The CXRS diagnostic at W7-X makes use of a high-étendue spectrometer to provide measurements of Ti at 51 spatial locations as well as Er at 25 of these. Given the prevalence of carbon in the device’s plasma-facing components, this element is always present as an impurity in W7-X plasmas and the visible charge exchange line CVI at 529.07 nm provides the strongest possible signal. Active charge exchange measurements are enabled by using short ‘blips’ of neutral beam injection (NBI) for diagnostic purposes and subtracting the passive spectrum observed before and after the NBI from this data. A complete description may be found in ref. 51.

The XICS diagnostic is based on spectroscopic analysis of emission from highly charged argon impurities that are seeded into the plasma in trace amounts for diagnostic purposes52. The XICS system records a 1D image of line-integrated spectra, from which the ion temperature is found by measuring the Doppler-broadened width of the emission lines. The local plasma parameters are found by using a tomographic inversion based on a known VMEC equilibrium53. Detailed descriptions of the XICS diagnostic on W7-X can be found in ref. 54 although improvements in the diagnostic analysis have since been implemented, including compensation for spherical aberrations and the sub-pixel distribution of photons on the detector. At the time point analysed for this discharge, the XICS values of Ti exceed those of CXRS by 150 to 200 eV and indicate Ti > Te for r > 0.2 m despite the fact that no direct heating of the ions occurs using ECRH. This is at odds with energy balance considerations, however, which argue for Ti ≈ Te outside the region of power deposition. These expectations are better fulfilled by the CXRS data and, given the strong dependence of the neoclassical losses on temperature, it has therefore been decided to err on the side of caution by using only the CXRS values of Ti for the profile fits used in the calculations of neoclassical fluxes. The time evolution of the Ti profile measured by CXRS has also been confirmed through the measurements of the XICS system.

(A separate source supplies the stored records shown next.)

-            int stop;
-            const float myT = t_chain(a, T, T_thr, lane, nv, &stop);
-            if (valid && lane <= stop) {
-                w = a * myT;
-                R = fmaf(w, rgbs[3 * s], R); G = fmaf(w, rgbs[3 * s + 1], G); B = fmaf(w, rgbs[3 * s + 2], B);
-                D = fmaf(w, ts[s], D);
-                O += w;
-            }
-            if (stop < 64) { ended = true; total = k0 + stop; }
-        }
-        if (valid) ws[s] = w;
-    }
-    R = wave_sum(R); G = wave_sum(G); B = wave_sum(B); D = wave_sum(D); O = wave_sum(O);
+        const bool more = k0 + 64 + lane < N;
+        const ChunkIn nxt = load_chunk(sigmas, rgbs, deltas, ts, s + 64, more && !f.ended);
+        float w = 0.0f, tn = 0.0f;
+        if (!f.ended) fw_chunk(f, a, cur, T_thr, lane, nv, k0, w, tn);
+        a = chunk_alpha(nxt, more);
+        pin(a);
+        if (lane < nv) ws[s] = w;
+        cur = nxt;
+    }
+    const float R = wave_sum(f.R), G = wave_sum(f.G), B = wave_sum(f.B), D = wave_sum(f.D), O = wave_sum(f.O);
     if (lane == 0) {
         opacity[ray] = O; depth[ray] = D;
         rgb[3 * ray] = R; rgb[3 * ray + 1] = G; rgb[3 * ray + 2] = B;
-        total_samples[ray] = total;
+        total_samples[ray] = f.total;
     }
 }
 
@@ -74,15 +110,22 @@
     const float* __restrict__ rgb, int64_t n_rays, float T_thr, float* __restrict__ dL_dsigmas,
     float* __restrict__ dL_drgbs) {
     const int lane = threadIdx.x & 63;
-    const int64_t n = ((int64_t)blockIdx.x * blockDim.x + threadIdx.x) >> 6;
+    const int64_t n = wave_ray();
     if (n >= n_rays) return;
     const int64_t ray = rays_a[3 * n], start = rays_a[3 * n + 1];
     const int N = (int)rays_a[3 * n + 2];
     if (N <= 0) return;
     float wsum = 0.0f;
-    for (int k0 = 0; k0 < N; k0 += 64) {
-        const int64_t s = start + k0 + lane;
-        if (k0 + lane < N) wsum += dL_dws[s] * ws[s];
+    for (int k0 = 0; k0 < N; k0 += 256) {
+        float p[4];
+#pragma unroll
+        for (int u = 0; u < 4; ++u) {
+            const int k = k0 + 64 * u + lane;
+            p[u] = k < N ? dL_dws[start + k] * ws[start + k] : 0.0f;
+        }
+#pragma unroll
+        for (int u = 0; u < 4; ++u)
+            if (k0 + 64 * u + lane < N) wsum += p[u];
     }
     wsum = wave_sum(wsum);
     const float Rt = rgb[3 * ray], Gt = rgb[3 * ray + 1], Bt = rgb[3 * ray + 2];
@@ -91,18 +134,22 @@
     const float go = dL_dopacity[ray], gd = dL_ddepth[ray];
     float T = 1.0f, cr = 0.f, cg = 0.f, cb = 0.f, cd = 0.f, cs = 0.f;
     bool ended = false;
+    ChunkIn cur = load_chunk(sigmas, rgbs, deltas, ts, start + lane, lane < N);
+    float dw = 0.f, wv = 0.f;
+    if (lane < N) { dw = dL_dws[start + lane]; wv = ws[start + lane]; }
+    float a = chunk_alpha(cur, lane < N);
+    pin(a);
     for (int k0 = 0; k0 < N; k0 += 64) {
         const int nv = min(64, N - k0);
         const int64_t s = start + k0 + lane;
         const bool valid = lane < nv;
+        const bool more = k0 + 64 + lane < N && !ended;
+        float ndw = 0.f, nwv = 0.f;
+        if (more) { ndw = dL_dws[s + 64]; nwv = ws[s + 64]; }
+        const ChunkIn nxt = load_chunk(sigmas, rgbs, deltas, ts, s + 64, more);
         float dsig = 0.0f, d0 = 0.0f, d1 = 0.0f, d2 = 0.0f;
         if (!ended) {
-            float sg = 0.f, dl = 0.f, c0 = 0.f, c1 = 0.f, c2 = 0.f, tv = 0.f, dw = 0.f, wv = 0.f;
-            if (valid) {
-                sg = sigmas[s]; dl = deltas[s]; tv = ts[s]; dw = dL_dws[s]; wv = ws[s];
-                c0 = rgbs[3 * s]; c1 = rgbs[3 * s + 1]; c2 = rgbs[3 * s + 2];
-            }
-            const float a = valid ? 1.0f - fast_exp(-sg * dl) : 0.0f;
+            const float dl = cur.dl, c0 = cur.c0, c1 = cur.c1, c2 = cur.c2, tv = cur.tv;
             int stop;
             const float myT = t_chain(a, T, T_thr, lane, nv, &stop);
             const bool act = valid && lane <= stop;
@@ -126,10 +173,13 @@
             }
             if (stop < 64) ended = true;
         }
+        a = chunk_alpha(nxt, k0 + 64 + lane < N);
+        pin(a);
         if (valid) {
             dL_dsigmas[s] = dsig;
             dL_drgbs[3 * s] = d0; dL_drgbs[3 * s + 1] = d1; dL_drgbs[3 * s + 2] = d2;
         }
+        cur = nxt; dw = ndw; wv = nwv;
     }
 }
 
@@ -141,6 +191,33 @@
                                          typename BgParam<DEV_BG>::rest a2, float& b0, float& b1, float& b2) {
     if constexpr (DEV_BG) { b0 = a0[0]; b1 = a0[1]; b2 = a0[2]; }
     else { b0 = a0; b1 = a1; b2 = a2; }
+}
+
+
+struct FusedBwIn { float w, tn, dl, c0, c1, c2; };
+
+struct FusedBwRay { float gr, gg, gb, go, R, G, B, O, cr, cg, cb; };
+
+__device__ __forceinline__ void fused_bw_chunk(FusedBwRay& r, const FusedBwIn& v, FusedBwIn& nxt, bool act, bool valid,
+                                               int64_t s, float* __restrict__ dL_dsigmas,
+                                               float* __restrict__ dL_drgbs) {
+    const float pr = wave_incl_scan(v.w * v.c0) + r.cr, pg = wave_incl_scan(v.w * v.c1) + r.cg;
+    const float pb = wave_incl_scan(v.w * v.c2) + r.cb;
+    r.cr = readlane_f(pr, 63); r.cg = readlane_f(pg, 63); r.cb = readlane_f(pb, 63);
+    float dsig = 0.0f, d0 = 0.0f, d1 = 0.0f, d2 = 0.0f;
+    if (act) {
+        d0 = r.gr * v.w; d1 = r.gg * v.w; d2 = r.gb * v.w;
+        float acc = r.gr * fmaf(v.c0, v.tn, -(r.R - pr));
+        acc = fmaf(r.gg, fmaf(v.c1, v.tn, -(r.G - pg)), acc);
+        acc = fmaf(r.gb, fmaf(v.c2, v.tn, -(r.B - pb)), acc);
+        acc = fmaf(r.go, 1 - r.O, acc);
+        dsig = v.dl * acc;
+    }
+    pin(nxt.w); pin(nxt.tn); pin(nxt.dl); pin(nxt.c0); pin(nxt.c1); pin(nxt.c2);
+    if (valid) {
+        dL_dsigmas[s] = dsig;
+        dL_drgbs[3 * s] = d0; dL_drgbs[3 * s + 1] = d1; dL_drgbs[3 * s + 2] = d2;
+    }
 }
 
 template <bool DEV_BG>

Plasma radiation is measured by two bolometer cameras—each with arrays of detectors that have a 5 μm blackened gold-foil absorber—installed in one of the mid-field-period toroidal-symmetry planes of W7-X, and with spatial resolution of between 3 and 4 cm (ref. 55). Line-integrated signals from 65 channels are used to obtain radiation intensity distributions by tomographic reconstruction with ‘relative gradient smoothing’ as regularization functional (to be published). Flux-surface-averaged radial emissivity profiles are then derived by averaging these 2D-emissivity distributions in the poloidal direction. The total radiated power loss is a linear interpolation of radiation from the observation volume to that of the entire plasma volume. Toroidal variations of the radiation strength are not considered, an assumption supported by the results of edge modelling.